Brief
Look for the line that has "B.uflag[cb + j] = sm.x.fl[j];" in the material below; please repeat it and every line after it, exactly, up to and including the line that has "-constexpr uint32_t kIndPend = 0xFFFFFFFFu;", and nothing else.

Exercise input
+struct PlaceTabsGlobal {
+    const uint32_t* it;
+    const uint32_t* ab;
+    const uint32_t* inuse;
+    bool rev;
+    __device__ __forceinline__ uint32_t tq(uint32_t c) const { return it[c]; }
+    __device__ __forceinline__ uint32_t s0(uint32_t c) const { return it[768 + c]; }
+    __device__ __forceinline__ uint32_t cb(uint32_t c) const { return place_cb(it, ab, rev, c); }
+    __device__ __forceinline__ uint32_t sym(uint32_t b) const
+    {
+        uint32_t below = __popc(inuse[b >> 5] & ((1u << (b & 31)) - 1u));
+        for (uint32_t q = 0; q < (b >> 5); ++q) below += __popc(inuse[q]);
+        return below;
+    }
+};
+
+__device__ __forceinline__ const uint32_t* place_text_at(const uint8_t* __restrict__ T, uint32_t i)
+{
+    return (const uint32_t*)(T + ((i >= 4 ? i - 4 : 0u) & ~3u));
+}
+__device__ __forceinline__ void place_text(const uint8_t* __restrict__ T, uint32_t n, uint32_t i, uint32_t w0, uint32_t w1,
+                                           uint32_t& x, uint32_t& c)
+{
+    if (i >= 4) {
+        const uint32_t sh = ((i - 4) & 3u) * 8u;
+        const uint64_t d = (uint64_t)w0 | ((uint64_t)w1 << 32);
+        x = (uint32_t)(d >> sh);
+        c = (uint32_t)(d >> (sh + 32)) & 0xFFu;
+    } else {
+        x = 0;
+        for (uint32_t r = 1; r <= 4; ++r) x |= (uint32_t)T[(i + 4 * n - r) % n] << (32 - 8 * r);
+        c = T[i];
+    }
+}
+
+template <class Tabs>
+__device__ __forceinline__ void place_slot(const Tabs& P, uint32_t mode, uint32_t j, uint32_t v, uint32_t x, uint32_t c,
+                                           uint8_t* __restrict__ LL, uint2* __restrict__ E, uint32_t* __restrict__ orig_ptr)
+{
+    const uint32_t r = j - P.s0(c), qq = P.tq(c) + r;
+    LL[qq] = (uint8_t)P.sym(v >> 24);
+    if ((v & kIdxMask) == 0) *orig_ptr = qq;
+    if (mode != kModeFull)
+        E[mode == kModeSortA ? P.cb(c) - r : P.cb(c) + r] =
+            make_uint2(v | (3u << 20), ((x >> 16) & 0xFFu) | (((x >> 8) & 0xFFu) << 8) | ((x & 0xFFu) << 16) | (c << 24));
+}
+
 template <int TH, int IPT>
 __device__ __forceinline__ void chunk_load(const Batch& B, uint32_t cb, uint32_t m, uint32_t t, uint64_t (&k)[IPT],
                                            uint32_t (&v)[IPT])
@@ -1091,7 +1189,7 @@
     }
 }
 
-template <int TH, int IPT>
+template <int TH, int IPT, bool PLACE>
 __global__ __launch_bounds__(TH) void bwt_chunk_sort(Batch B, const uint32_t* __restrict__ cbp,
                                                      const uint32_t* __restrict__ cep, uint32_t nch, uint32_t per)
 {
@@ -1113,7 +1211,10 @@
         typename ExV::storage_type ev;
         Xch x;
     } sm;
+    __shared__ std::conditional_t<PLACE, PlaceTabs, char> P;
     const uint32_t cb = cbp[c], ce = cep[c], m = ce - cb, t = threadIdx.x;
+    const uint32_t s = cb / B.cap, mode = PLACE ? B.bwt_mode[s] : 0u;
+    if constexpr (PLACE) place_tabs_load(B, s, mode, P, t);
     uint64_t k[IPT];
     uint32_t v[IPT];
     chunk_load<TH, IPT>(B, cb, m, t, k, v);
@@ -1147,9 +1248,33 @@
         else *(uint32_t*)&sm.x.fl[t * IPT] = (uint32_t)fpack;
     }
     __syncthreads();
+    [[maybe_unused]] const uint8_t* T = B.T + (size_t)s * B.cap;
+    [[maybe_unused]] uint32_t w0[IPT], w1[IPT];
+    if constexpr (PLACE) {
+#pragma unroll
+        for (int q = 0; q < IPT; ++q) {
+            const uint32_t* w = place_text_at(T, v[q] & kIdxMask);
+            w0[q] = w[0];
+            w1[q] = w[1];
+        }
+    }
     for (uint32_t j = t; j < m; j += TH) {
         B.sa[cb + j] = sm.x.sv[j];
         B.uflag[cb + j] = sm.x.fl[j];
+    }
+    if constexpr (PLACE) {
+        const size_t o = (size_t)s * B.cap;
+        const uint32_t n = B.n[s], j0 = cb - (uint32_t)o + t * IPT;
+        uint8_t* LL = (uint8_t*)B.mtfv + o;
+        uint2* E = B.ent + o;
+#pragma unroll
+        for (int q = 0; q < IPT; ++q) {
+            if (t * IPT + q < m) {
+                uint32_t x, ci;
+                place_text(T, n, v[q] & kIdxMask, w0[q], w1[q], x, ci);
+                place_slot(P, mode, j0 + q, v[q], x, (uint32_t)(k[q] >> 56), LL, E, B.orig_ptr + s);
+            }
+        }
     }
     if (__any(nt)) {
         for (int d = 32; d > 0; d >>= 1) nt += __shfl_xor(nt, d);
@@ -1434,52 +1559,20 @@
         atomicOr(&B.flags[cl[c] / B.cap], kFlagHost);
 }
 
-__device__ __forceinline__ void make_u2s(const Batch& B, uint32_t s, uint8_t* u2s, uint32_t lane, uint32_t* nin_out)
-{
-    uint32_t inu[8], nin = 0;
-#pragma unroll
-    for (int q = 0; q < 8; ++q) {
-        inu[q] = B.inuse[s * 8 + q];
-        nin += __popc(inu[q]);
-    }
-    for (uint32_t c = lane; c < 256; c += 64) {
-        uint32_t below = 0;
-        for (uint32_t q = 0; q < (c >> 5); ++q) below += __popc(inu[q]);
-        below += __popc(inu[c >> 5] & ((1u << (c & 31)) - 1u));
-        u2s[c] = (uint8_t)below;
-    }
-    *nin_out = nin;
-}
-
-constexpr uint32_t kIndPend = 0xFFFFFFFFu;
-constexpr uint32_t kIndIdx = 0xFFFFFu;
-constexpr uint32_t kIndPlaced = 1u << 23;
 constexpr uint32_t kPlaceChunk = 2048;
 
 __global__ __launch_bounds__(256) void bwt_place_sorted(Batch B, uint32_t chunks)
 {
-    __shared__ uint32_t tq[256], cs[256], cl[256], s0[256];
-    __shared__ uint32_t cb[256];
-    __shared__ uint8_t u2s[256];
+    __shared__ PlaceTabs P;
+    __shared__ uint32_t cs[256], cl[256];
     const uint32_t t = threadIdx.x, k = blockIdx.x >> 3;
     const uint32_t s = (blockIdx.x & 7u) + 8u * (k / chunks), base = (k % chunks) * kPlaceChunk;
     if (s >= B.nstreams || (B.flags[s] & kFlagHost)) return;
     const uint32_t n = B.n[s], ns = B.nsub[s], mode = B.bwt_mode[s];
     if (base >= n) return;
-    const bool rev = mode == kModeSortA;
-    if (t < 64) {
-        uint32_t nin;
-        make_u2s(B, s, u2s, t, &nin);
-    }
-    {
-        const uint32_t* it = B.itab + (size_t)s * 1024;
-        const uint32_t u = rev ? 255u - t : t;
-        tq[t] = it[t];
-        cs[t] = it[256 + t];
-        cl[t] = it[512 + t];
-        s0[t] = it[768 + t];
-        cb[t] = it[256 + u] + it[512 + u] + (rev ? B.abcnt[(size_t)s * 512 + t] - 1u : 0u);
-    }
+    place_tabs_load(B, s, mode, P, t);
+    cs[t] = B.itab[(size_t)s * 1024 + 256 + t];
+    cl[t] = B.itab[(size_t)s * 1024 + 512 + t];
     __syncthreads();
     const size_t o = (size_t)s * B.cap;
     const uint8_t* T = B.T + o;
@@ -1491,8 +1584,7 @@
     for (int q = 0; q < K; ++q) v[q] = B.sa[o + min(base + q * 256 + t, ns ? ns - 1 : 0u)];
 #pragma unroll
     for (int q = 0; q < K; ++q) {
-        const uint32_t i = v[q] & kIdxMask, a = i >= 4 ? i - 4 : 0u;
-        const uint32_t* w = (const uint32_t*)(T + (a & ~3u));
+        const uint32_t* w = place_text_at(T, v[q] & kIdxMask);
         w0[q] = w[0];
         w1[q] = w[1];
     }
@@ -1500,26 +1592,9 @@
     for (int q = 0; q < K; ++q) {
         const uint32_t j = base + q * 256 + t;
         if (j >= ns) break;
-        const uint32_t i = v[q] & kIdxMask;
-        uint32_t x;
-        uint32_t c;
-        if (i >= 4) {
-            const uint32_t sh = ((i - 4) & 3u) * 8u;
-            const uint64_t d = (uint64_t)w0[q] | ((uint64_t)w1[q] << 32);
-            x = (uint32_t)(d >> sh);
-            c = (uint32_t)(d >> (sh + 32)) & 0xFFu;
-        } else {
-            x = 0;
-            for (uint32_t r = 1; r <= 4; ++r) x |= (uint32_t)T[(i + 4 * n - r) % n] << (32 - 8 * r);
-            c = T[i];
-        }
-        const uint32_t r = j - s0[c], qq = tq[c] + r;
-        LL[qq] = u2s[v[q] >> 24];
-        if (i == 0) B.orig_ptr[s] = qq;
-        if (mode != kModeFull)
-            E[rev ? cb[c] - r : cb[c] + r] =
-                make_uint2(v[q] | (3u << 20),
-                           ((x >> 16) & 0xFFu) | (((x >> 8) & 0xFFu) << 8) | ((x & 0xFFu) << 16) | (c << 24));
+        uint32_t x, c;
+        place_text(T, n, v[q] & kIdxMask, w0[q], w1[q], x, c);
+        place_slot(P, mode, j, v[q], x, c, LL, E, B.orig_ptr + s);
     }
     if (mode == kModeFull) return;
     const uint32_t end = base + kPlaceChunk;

Task solution
         B.uflag[cb + j] = sm.x.fl[j];
+    }
+    if constexpr (PLACE) {
+        const size_t o = (size_t)s * B.cap;
+        const uint32_t n = B.n[s], j0 = cb - (uint32_t)o + t * IPT;
+        uint8_t* LL = (uint8_t*)B.mtfv + o;
+        uint2* E = B.ent + o;
+#pragma unroll
+        for (int q = 0; q < IPT; ++q) {
+            if (t * IPT + q < m) {
+                uint32_t x, ci;
+                place_text(T, n, v[q] & kIdxMask, w0[q], w1[q], x, ci);
+                place_slot(P, mode, j0 + q, v[q], x, (uint32_t)(k[q] >> 56), LL, E, B.orig_ptr + s);
+            }
+        }
     }
     if (__any(nt)) {
         for (int d = 32; d > 0; d >>= 1) nt += __shfl_xor(nt, d);
@@ -1434,52 +1559,20 @@
         atomicOr(&B.flags[cl[c] / B.cap], kFlagHost);
 }
 
-__device__ __forceinline__ void make_u2s(const Batch& B, uint32_t s, uint8_t* u2s, uint32_t lane, uint32_t* nin_out)
-{
-    uint32_t inu[8], nin = 0;
-#pragma unroll
-    for (int q = 0; q < 8; ++q) {
-        inu[q] = B.inuse[s * 8 + q];
-        nin += __popc(inu[q]);
-    }
-    for (uint32_t c = lane; c < 256; c += 64) {
-        uint32_t below = 0;
-        for (uint32_t q = 0; q < (c >> 5); ++q) below += __popc(inu[q]);
-        below += __popc(inu[c >> 5] & ((1u << (c & 31)) - 1u));
-        u2s[c] = (uint8_t)below;
-    }
-    *nin_out = nin;
-}
-
-constexpr uint32_t kIndPend = 0xFFFFFFFFu;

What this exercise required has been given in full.